Mmm... The character that I got the phrase from, and some of his peers, use sometimes this piece of language, じまう/ちまう, which my 10ten extension says it's Kanto dialect, might be related? If so, maybe I should try finding some good resources that help me to get better aquinted with some Kanto language peculiarities and such, if I am to be encountering it often.


----------



## KLAUSED

I'm pretty sure the character is not portrayed as someone from Kanto. I can't imagine someone from Kanto saying "ここはまかせとき". The use of じまう/ちまう, on the other hand, is probably not limited to Kanto.


----------



## Flaminius

The speech traits of a fictional character are not always good clues for locating them in the actual Japanese geography.  The scene of the story may not be the real world (even though characters all speak Japanese).  If that is the case, the creator can mix up features from different dialects to achieve effects they want; as long as the concoction does not jar the ears of readers, that is.

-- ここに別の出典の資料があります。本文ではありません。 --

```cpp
static int analyze_call(VarCall &v, cwbl_stats *stats) {
  const cwbl_var_params *vp = v.vp;
  const cwbl_slab *sl = v.sl;
  if (int rc = begin_call(sl)) return rc;
  const auto t_start = std::chrono::steady_clock::now();
  cwbl_stats st;
  std::memset(&st, 0, sizeof st);
  const long long npts = (long long)sl->ix_lim * sl->iy_lim * sl->nz;
  st.points = v.npts = npts;
  RecordCache &C = S.cache;
  auto finish = [&]() {
    R.bytes_held = (long long)C.bytes();
    st.ms_total =
        std::chrono::duration<double, std::milli>(std::chrono::steady_clock::now() - t_start).count();
    if (stats) *stats = st;
    return CWBL_OK;
  };
  struct Unregister {
    VarCall &v;
    ~Unregister() {
      if (!v.registered) return;
      (void)hipStreamSynchronize(S.h2d);
      (void)hipStreamSynchronize(S.d2h);
      (void)hipStreamSynchronize(S.stream);
      (void)hipGetLastError();
      (void)hipHostUnregister(v.sl->var);
    }
  } unreg{v};

  hipEvent_t e0, e1, e2, e_ready;
  HIPCHK(event(0, &e0));
  HIPCHK(hipEventRecord(e0, S.stream));
  CI.reason = column_reason(v);
  const bool col_candidate = CI.reason == CWBL_COLUMN_SHARED;
  const bool reuse_on =
      !v.group && !col_candidate && record_path() && S.reuse_budget > 0 && npts > 0;
  RecordKey key;
  bool staged = false;
  if (reuse_on) {
    make_record_key(key, vp, sl);
    if (C.valid && std::memcmp(&key, &C.key, sizeof key) == 0) {
      if (int rc = stage_slab(v)) return rc;
      staged = true;
      bool same = false;
      if (int rc = coords_match(v, same)) return rc;
      if (same) {
        v.reuse = 2;
        v.ncached = (long long)C.off.size();
        v.full_hit = C.off.size() == C.plan.size();
      }
    }
    if (v.reuse != 2) C.valid = false;
  }
  if (v.full_hit) {
    v.nt = C.nt;
    v.list_cap = C.list_cap;
  } else if (int rc = plan_trees(v)) {
    return rc;
  }
  st.ntrees = v.nt;
  if (v.nt == 0 || npts == 0) {
    if (col_candidate) CI.reason = CWBL_COLUMN_REASON_NO_TREES;
    HIPCHK(hipStreamSynchronize(S.stream));
    prep_collect();
    return finish();
  }
  for (const TreeDesc &d : v.descs) st.q1_undefined += d.q1_undef ? npts : 0;
  if (v.full_hit) st.q1_undefined = C.q1_undefined;
  for (const TreeDesc &d : v.descs) {
    if (CI.reason == CWBL_COLUMN_SHARED && (d.tree_dim != 2 || d.query3d))
      CI.reason = CWBL_COLUMN_REASON_3D;
    if ((CI.reason == CWBL_COLUMN_SHARED || CI.reason == CWBL_COLUMN_REASON_3D) && d.q1_undef)
      CI.reason = CWBL_COLUMN_REASON_Q1;
  }
  if (CI.reason == CWBL_COLUMN_SHARED) v.colshare = S.column_share;
  HIPCHK(event(1, &e1));
  HIPCHK(hipEventRecord(e1, S.stream));
  HIPCHK(event(2, &e2));
  if (!staged)
    if (int rc = stage_slab(v)) return rc;
  HIPCHK(hipEventRecord(e2, S.stream));
  if (v.colshare) {
    v.full = v.sd;
    v.sd.nz = 1;
    v.nlev = sl->nz;
    v.npts = v.ncol = (long long)sl->ix_lim * sl->iy_lim;
    CI.shared = 1;
    CI.columns = v.ncol;
    CI.levels = v.nlev;
  }
  plan_batches(v);
  if (v.reuse == 2 && v.plan != C.plan)
    return fail(CWBL_ERR_STATE, "record reuse: the batch plan changed under an equal key");
  if (int rc = stage_bounce(v)) return rc;
  if (int rc = alloc_call_buffers(v)) return rc;
  if (reuse_on && v.reuse != 2)
    if (int rc = begin_fill(v, key)) return rc;
  if (int rc = restore_info(v, 0)) return rc;
  HIPCHK(event(3, &e_ready));
  HIPCHK(hipEventRecord(e_ready, S.stream));
  HIPCHK(hipStreamWaitEvent(S.sstream, e_ready, 0));

  const long long nbat = (long long)v.plan.size();
  for (long long bi = 0; bi < nbat; ++bi) {
    const long long g0 = v.plan[bi].first;
    const int nb = v.plan[bi].second;
    if (g0 + nb - v.win0 > v.info_cap) {
      HIPCHK(launch_reduce_info(S.stream, S.info.as<int2>(), (int)(g0 - v.win0),
                                S.stats.as<DevStats>()));
      if (int rc = keep_info(v, g0)) return rc;
      v.win0 = g0;
      if (int rc = restore_info(v, g0)) return rc;
    }
    int2 *const infob = S.info.as<int2>() + (g0 - v.win0);
    int *ncnt = (bi & 1) ? S.nbr_cnt2.as<int>() : S.nbr_cnt.as<int>();
    int *nidx = (bi & 1) ? S.nbr_idx2.as<int>() : S.nbr_idx.as<int>();
    const int ev = v.ev;
    hipEvent_t a, b, b2, dn;
    HIPCHK(event(ev, &a));
    HIPCHK(event(ev + 1, &b));
    HIPCHK(event(ev + 2, &b2));
    HIPCHK(event(ev + 3, &dn));
    double *const crec = bi < v.ncached ? C.rec.as<double>() + C.off[bi] : nullptr;
    const size_t aoff =
        crec ? C.off[bi] / AsmRecord<kTq4KP>::WORDS * FactorAux<kTq4KP>::WORDS : 0;
    double *const caux = crec && S.factor_reuse ? C.aux.as<double>() + aoff : nullptr;
    const bool hit = crec && v.reuse == 2;
    if (!hit) {
      if (int rc = search_batch(v, bi, ncnt, nidx, a, b)) return rc;
      HIPCHK(hipStreamWaitEvent(S.stream, b, 0));
    }
    if (v.piped)
      if (int rc = upload_batch_var(v, bi)) return rc;
    HIPCHK(hipEventRecord(b2, S.stream));
    if (v.colshare) {
      if (int rc = solve_batch_column(v, g0, nb, ncnt, nidx, infob, b2, dn)) return rc;
    } else if (int rc = solve_batch_path(v, g0, nb, ncnt, nidx, infob, b2, dn, crec, hit,
                                       caux)) {
      return rc;
    }
    HIPCHK(hipEventRecord(dn, S.stream));
    if (v.piped_back)
      if (int rc = return_batch_var(v, bi, dn)) return rc;
    if (v.bounce && v.piped) {
      if (bi + 1 < nbat)
        if (int rc = bounce_fill(v, bi + 1)) return rc;
      if (v.piped_back && bi >= State::kSlots - 1)
        if (int rc = bounce_drain(v, bi - (State::kSlots - 1))) return rc;
    }
    if (!hit) v.search_ev.push_back({ev, ev + 1});
    v.solve_ev.push_back({ev + 2, ev + 3});
    v.done_ev.push_back(ev + 3);
    v.ev += 4;
  }
  if (int rc = finish_call(v, st)) return rc;
  if (v.reuse == 1) {
    C.nt = v.nt;
    C.list_cap = v.list_cap;
    C.lz_truncated = st.lz_truncated;
    C.q1_undefined = st.q1_undefined;
    C.valid = true;
  }
  R.batches_reused = v.reuse == 2 ? v.ncached : 0;
  R.batches_assembled = nbat - R.batches_reused;
  return finish();
}

int cwbl_analyze_var(const cwbl_var_params *vp, const cwbl_slab *sl, cwbl_stats *stats) {
  if (int rc = require_device()) return rc;
  if (!S.have_obs) return fail(CWBL_ERR_STATE, "cwbl_set_obs has not been called");
  if (int rc = check_slab(vp, sl)) return rc;
  VarCall v;
  v.vp = vp;
  v.sl = sl;
  return analyze_call(v, stats);
}

static int check_group(int nvar, const cwbl_var_params *vp, const cwbl_slab *sl) {
  if (nvar < 1 || nvar > CWBL_MAX_GROUP_VARS)
    return fail(CWBL_ERR_ARG, "cwbl_analyze_vars: nvar = %d, must be 1..%d", nvar,
                CWBL_MAX_GROUP_VARS);
  if (int rc = check_slab(vp, sl)) return rc;
  const cwbl_slab &s0 = sl[0];
  const size_t bvar = (size_t)s0.nx * s0.ny * s0.nz * (size_t)S.k * sizeof(float);
  for (int i = 1; i < nvar; ++i) {
    const cwbl_slab &s = sl[i];
    const struct { const char *name; bool same; } f[] = {
        {"nx", s.nx == s0.nx}, {"ny", s.ny == s0.ny}, {"nz", s.nz == s0.nz},
        {"alt_nx", s.alt_nx == s0.alt_nx}, {"alt_ny", s.alt_ny == s0.alt_ny},
        {"ix_lim", s.ix_lim == s0.ix_lim}, {"iy_lim", s.iy_lim == s0.iy_lim},
        {"memory", s.memory == s0.memory}, {"x (pointer)", s.x == s0.x},
        {"y (pointer)", s.y == s0.y}, {"alt (pointer)", s.alt == s0.alt},
        {"multi_infl", std::memcmp(&vp[i].multi_infl, &vp[0].multi_infl, sizeof(float)) == 0},
        {"gts", std::memcmp(vp[i].gts, vp[0].gts, sizeof vp[0].gts) == 0},
        {"radar", std::memcmp(vp[i].radar, vp[0].radar, sizeof vp[0].radar) == 0}};
    for (const auto &e : f)
      if (!e.same)
        return fail(CWBL_ERR_ARG, "cwbl_analyze_vars: variable %d differs from variable 0 in %s",
                    i, e.name);
  }
  for (int i = 0; i < nvar; ++i)
    for (int j = i + 1; j < nvar && bvar > 0; ++j) {
      const uintptr_t a = (uintptr_t)sl[i].var, b = (uintptr_t)sl[j].var;
      if (a < b + bvar && b < a + bvar)
        return fail(CWBL_ERR_ARG, "cwbl_analyze_vars: the var arrays of variables %d and %d overlap",
                    i, j);
    }
  return CWBL_OK;
}

int cwbl_analyze_vars(int nvar, const cwbl_var_params *vp, const cwbl_slab *slabs,
                      cwbl_stats *stats) {
  if (int rc = require_device()) return rc;
  if (!S.have_obs) return fail(CWBL_ERR_STATE, "cwbl_set_obs has not been called");
  if (int rc = check_group(nvar, vp, slabs)) return rc;
  if (record_path() || ((wave_path() || (handoff_path() && !S.jacobi)) && nvar > 1)) {
    VarCall v;
    v.vp = vp;
    v.sl = slabs;
    v.nvar = nvar;
    v.group = true;
    v.tv.nvar = nvar;
    for (int i = 0; i < nvar; ++i) {
      v.tv.use_rtpp[i] = vp[i].use_rtpp;
      v.tv.use_rtps[i] = vp[i].use_rtps;
      v.tv.rtpp_alpha[i] = vp[i].rtpp_alpha;
      v.tv.rtps_alpha[i] = vp[i].rtps_alpha;
    }
    return analyze_call(v, stats);
  }
  const auto t_start = std::chrono::steady_clock::now();
  cwbl_stats st;
  std::memset(&st, 0, sizeof st);
  for (int i = 0; i < nvar; ++i) {
    cwbl_stats si;
    if (int rc = cwbl_analyze_var(&vp[i], &slabs[i], &si)) return rc;
    if (i == 0) {
      st = si;
    } else {
      st.ms_prep += si.ms_prep;
      st.ms_search += si.ms_search;
      st.ms_solve += si.ms_solve;
      st.ms_copy += si.ms_copy;
    }
  }
  st.ms_total =
      std::chrono::duration<double, std::milli>(std::chrono::steady_clock::now() - t_start).count();
  if (stats) *stats = st;
  return CWBL_OK;
}

int cwbl_solve_batch(int npts, const long long *col_off, const float *yo, const float *yb,
                     const float *xb, float inflat, int use_rtpp, float rtpp_alpha,
                     int use_rtps, float rtps_alpha, float *xa, double *evals, int memory) {
  if (int rc = require_device()) return rc;
  if (npts < 0 || (npts > 0 && (!col_off || !xb || !xa)))
    return fail(CWBL_ERR_ARG, "cwbl_solve_batch: bad arguments");
  if (npts == 0) return CWBL_OK;
  const size_t k = (size_t)S.k;
  std::vector<long long> hoff;
  const long long *doff = col_off;
  long long ncol;
  if (memory == CWBL_MEM_DEVICE) {
    HIPCHK(order_after_caller());
    HIPCHK(hipMemcpyAsync(&ncol, col_off + npts, 8, hipMemcpyDeviceToHost, S.stream));
    HIPCHK(hipStreamSynchronize(S.stream));
  } else {
    ncol = col_off[npts];
    for (int i = 0; i < npts; ++i)
      if (col_off[i + 1] < col_off[i]) return fail(CWBL_ERR_ARG, "col_off not monotone");
  }
  if (ncol > 0 && (!yo || !yb)) return fail(CWBL_ERR_ARG, "cwbl_solve_batch: null yo/yb");
  const float *dyo = yo, *dyb = yb, *dxb = xb;
  float *dxa = xa;
  double *dev = evals;
  if (memory != CWBL_MEM_DEVICE) {
    HIPCHK(stage(S.bcol, col_off, (size_t)(npts + 1) * 8, memory));
    HIPCHK(stage(S.byo, yo, (size_t)ncol * 4, memory));
    HIPCHK(stage(S.byb, yb, (size_t)ncol * k * 4, memory));
    HIPCHK(stage(S.bxb, xb, (size_t)npts * k * 4, memory));
    HIPCHK(S.bxa.ensure((size_t)npts * k * 4));
    if (evals) HIPCHK(S.bev.ensure((size_t)npts * k * 8));
    doff = S.bcol.as<long long>(); dyo = S.byo.as<float>(); dyb = S.byb.as<float>();
    dxb = S.bxb.as<float>(); dxa = S.bxa.as<float>(); dev = evals ? S.bev.as<double>() : nullptr;
  }
  HIPCHK(S.info.ensure((size_t)npts * sizeof(int2)));
  SolveConsts c = solve_consts(inflat, use_rtpp, rtpp_alpha, use_rtps, rtps_alpha);
  const bool jacobi = S.jacobi && S.kp <= kMaxWaveKP;
  double *tri = nullptr;
  if (dev && !jacobi) {
    HIPCHK(S.btri.ensure((size_t)npts * 2 * S.kp * sizeof(double)));
    tri = S.btri.as<double>();
  }
  if (S.kp > kMaxWaveKP)
    HIPCHK(launch_solve_tq_big(S.stream, S.kp, true, nullptr, c, SlabDev{}, 0, npts, nullptr,
                               nullptr, doff, dyo, dyb, dxb, dxa, S.info.as<int2>(), tri));
  else if (jacobi)
    HIPCHK(launch_solve_assembled(S.stream, S.kp, c, npts, doff, dyo, dyb, dxb, dxa, dev,
                                  S.info.as<int2>()));
  else
    HIPCHK(launch_solve_tq(S.stream, S.kp, true, nullptr, c, SlabDev{}, 0, npts, nullptr,
                           nullptr, doff, dyo, dyb, dxb, dxa, S.info.as<int2>(), tri));
  if (tri) HIPCHK(launch_tridiag_eigvals(S.stream, S.kp, S.k, npts, tri, dev));
// ... 237 lines not shown
```

cwbnwp-letkf_amd/csrc/cwbl_internal.h:

```cpp
#pragma once

#include <hip/hip_runtime.h>

#include <cstddef>
#include <cstdint>
#include <vector>

namespace cwbl {

struct TreeNode {
  float cut_val, cut_val_left, cut_val_right;
  int   cut_dim;
  float lo[3];
  float hi[3];
  int   left, right;
  int   l, u;
  int   pad_[2];
};
static_assert(sizeof(TreeNode) == 64, "TreeNode layout");

struct HostTree {
  int dim = 3;
  int n = 0;
  std::vector<TreeNode> nodes;
// ... 37 lines not shown
  float x0, y0, z0, binv;
  int nbx, nby, nbz;
};
constexpr int kIndexBoundWords = 12;
struct IndexBounds {
  float lo[3], hi[3];
  float alo[3], ahi[3];
  bool aseen;
};
int index_bound_blocks(int n);
int index_sort_blocks(int n);
hipError_t launch_index_normalize(hipStream_t s, const float *xyz, int n, int dim, float hinv,
                                  float vinv, float4 *ncoord, float *part);
void index_finish_bounds(const float *part, int nblocks, IndexBounds &b);
hipError_t launch_index_sort(hipStream_t s, int n, int ncell, const float4 *ncoord, int dim,
                             IndexGrid g, int *keys[2], int *vals[2], int *hist, int *which);
hipError_t launch_index_finish(hipStream_t s, const float4 *ncoord, int n, int ncell,
                               const int *skeys, const int *svals, float4 *bxyz, int *bstart);
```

A dialectologist observes that ちゃう made inroads into Osaka in the later 80s and 90s; no mention on ちまう, its close cousin.  Another researcher says that ちまう is a feature of working class speech in Tokyo, and has been on the course of obsolescence after WWII.  It is quite unlikely that ちまう is used natively in Osaka or Kyushu.


----------



## KLAUSED

ちまう is not used in the Kansai dialects I'm familiar with and I do associate it with the east but a cursory search shows that it might also be used in Yamaguchi dialect.

Two instances on an online forum where ちまう is used in posts which appear to be written in Yamaguchi dialect.
To the question 「っちまった」は東京方言ですか？, one person responds:
山口県の方言です。 ＃５さんが挙げた「汚れちまった悲しみに」の中原中也は、山口で少年時代を過ごしました。 日本陸軍では「ちまった」が横行し、東京方言で「ちゃった」などと言えば、ひどく叱られました。それは、山口出身の幹部が多かったから、と言われています。 ＮＨＫの連続テレビ小説（たしか「鳩子の海」？）で、この山口弁がたくさん出てきました。
​


----------



## Flaminius

Other dialectal features in Chuya Nakahara's poetry include 彼女の心はまっ直い, and あれはとおいい処にあるのだけれど.  So, it is quite plausible that 汚れつちまつた悲しみに is from the speech of Yamaguchi.

Hmm, the OP's character is likely from Yamaguchi.


----------



## KLAUSED

中原中也は18で上京、処女詩集山羊の歌の出版が27の時なので「汚れつちまつた～」は東京方言の影響を受けて書かれた可能性もありますが、
山口で「ちまう」と「とき」が実際に使われるのかは山口方言に詳しい人に聞いてみないとなんとも言えませんね・・・


----------



## Flaminius

山口方言ではない気がします。というのも、仮に山口方言を話す人物造形なら、関東方言とかなり違うので、質問者は他の特徴についても質問してくるのではないかと思うのです。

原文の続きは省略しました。